Stored data
|---|
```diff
+      int c = cb;
+      const unsigned top_b = (unsigned)pm.top * 4u, bot_b = (unsigned)pm.bot * 4u, p_b = (unsigned)p * 4u;
+      const size_t plane_b = (size_t)g.H * g.W * 4, col_b = (size_t)K * P * 4;
+      for (; c + kCB <= ce; c += kCB) {
+        const char* im0 = reinterpret_cast<const char*>(x) + ((size_t)n * g.C + c) * plane_b;
+        const char* gc0 = reinterpret_cast<const char*>(grad_cols) + (((size_t)n * g.C + c) * K + t) * (size_t)P * 4;
+        pair_t a[kCB], b[kCB];
+        float gc[kCB];
+#pragma unroll
+        for (int u = 0; u < kCB; ++u) {
+          gc[u] = *reinterpret_cast<const float*>(gc0 + u * col_b + p_b);
+          a[u] = load_pair<PAIR>(im0 + u * plane_b + top_b);
+          b[u] = load_pair<PAIR>(im0 + u * plane_b + bot_b);
+        }
+        __builtin_amdgcn_sched_barrier(0);
+#pragma unroll
+        for (int u = 0; u < kCB; ++u) {
+          gm += gc[u] * (m_t0 * a[u].x + m_t1 * a[u].y + m_b0 * b[u].x + m_b1 * b[u].y);
+          gh += gc[u] * (h_t0 * a[u].x + h_t1 * a[u].y + h_b0 * b[u].x + h_b1 * b[u].y);
+          gw += gc[u] * (w_t0 * a[u].x + w_t1 * a[u].y + w_b0 * b[u].x + w_b1 * b[u].y);
+        }
+      }
+      for (; c < ce; ++c) {
+        const float* im = x + ((size_t)n * g.C + c) * g.H * g.W;
+        const float gc = grad_cols[(((size_t)n * g.C + c) * K + t) * P + p];
+        const pair_t a = load_pair<PAIR>(im + pm.top), b = load_pair<PAIR>(im + pm.bot);
+        gm += gc * (m_t0 * a.x + m_t1 * a.y + m_b0 * b.x + m_b1 * b.y);
+        gh += gc * (h_t0 * a.x + h_t1 * a.y + h_b0 * b.x + h_b1 * b.y);
+        gw += gc * (w_t0 * a.x + w_t1 * a.y + w_b0 * b.x + w_b1 * b.y);
+      }
+    }
+  }
+  if constexpr (S > 1) {
+    __shared__ float s_part[S - 1][3][64];
+    if (slice > 0) {
+      s_part[slice - 1][0][lane] = gm; s_part[slice - 1][1][lane] = gh; s_part[slice - 1][2][lane] = gw;
+    }
+    __syncthreads();
+    if (slice > 0 || !live) return;
+#pragma unroll
+    for (int k = 0; k < S - 1; ++k) { gm += s_part[k][0][lane]; gh += s_part[k][1][lane]; gw += s_part[k][2][lane]; }
   }
   grad_offset[o] = gh * m;
   grad_offset[o + P] = gw * m;
   grad_mask[((size_t)n * K + t) * P + p] = gm;
 }
 
-__global__ __launch_bounds__(256) void dcn_col2im_coord_kernel(
+template <bool PAIR, int S>
+__global__ __launch_bounds__(S == 1 ? 256 : 64 * S) void dcn_col2im_coord_kernel(
     const float* __restrict__ grad_cols, const float* __restrict__ x, const float* __restrict__ offset,
     const float* __restrict__ mask, float* __restrict__ grad_offset, float* __restrict__ grad_mask, Conv g) {
-  col2im_coord_body<true>(grad_cols, x, offset, mask, grad_offset, grad_mask, g);
-}
-__global__ __launch_bounds__(256) void dcn_col2im_coord_1col_kernel(
-    const float* __restrict__ grad_cols, const float* __restrict__ x, const float* __restrict__ offset,
-    const float* __restrict__ mask, float* __restrict__ grad_offset, float* __restrict__ grad_mask, Conv g) {
-  col2im_coord_body<false>(grad_cols, x, offset, mask, grad_offset, grad_mask, g);
+  col2im_coord_body<PAIR, S>(grad_cols, x, offset, mask, grad_offset, grad_mask, g);
+}
+
+inline int coord_slices(int P, int K, int N) {
+  if (VIDAR_DCN_COORD_S) return VIDAR_DCN_COORD_S;
+  return (long long)((P + 255) / 256) * K * N < 256 * 4 ? 4 : 1;
+}
+
+template <bool PAIR>
+void launch_coord(int S, hipStream_t s, const float* grad_cols, const float* x, const float* offset, const float* mask,
+                  float* grad_offset, float* grad_mask, const Conv& g, int N) {
+  const int P = g.Ho * g.Wo, K = g.kh * g.kw;
+  const dim3 grid((P + (S == 1 ? 255 : 63)) / (S == 1 ? 256 : 64), K, N), block(S == 1 ? 256 : 64 * S);
+  auto go = [&](auto kernel) {
+    hipLaunchKernelGGL(kernel, grid, block, 0, s, grad_cols, x, offset, mask, grad_offset, grad_mask, g);
+  };
+  switch (S) {
+    case 2: go(dcn_col2im_coord_kernel<PAIR, 2>); break;
+    case 4: go(dcn_col2im_coord_kernel<PAIR, 4>); break;
+    case 8: go(dcn_col2im_coord_kernel<PAIR, 8>); break;
+    default: go(dcn_col2im_coord_kernel<PAIR, 1>);
+  }
 }
 
 inline bool dcn_bad(int N, const Conv& g) {
@@ -445,7 +484,7 @@
 
 int vidar_dcn_set_variant(int variant) {
   const int prev = g_dcn_variant;
-  if (variant >= 0 && variant <= 1) g_dcn_variant = variant;
+  if (variant >= 0 && variant <= 3) g_dcn_variant = variant;
   return prev;
 }
 
@@ -522,8 +561,9 @@
     hipLaunchKernelGGL(dcn_col2im_kernel<det::AccAtomic>, dim3((P + 255) / 256, (C + kCG - 1) / kCG, N), dim3(256), 0, s, grad_cols,
                        offset, mask, grad_x, g, det::AccAtomic::Param{});
   }
-  hipLaunchKernelGGL(W >= 2 ? dcn_col2im_coord_kernel : dcn_col2im_coord_1col_kernel, dim3((P + 255) / 256, K, N), dim3(256), 0,
-                     s, grad_cols, x, offset, mask, grad_offset, grad_mask, g);
+  const int S = (g_dcn_variant & 2) || det_mode() ? coord_slices(P, K, N) : 1;
+  if (W >= 2) launch_coord<true>(S, s, grad_cols, x, offset, mask, grad_offset, grad_mask, g, N);
+  else launch_coord<false>(S, s, grad_cols, x, offset, mask, grad_offset, grad_mask, g, N);
   return vidar_last_error();
 }
 
```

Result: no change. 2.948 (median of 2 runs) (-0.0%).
|---|
Only a number is wanted here: the count of lines above that contain the word "AccAtomic".

2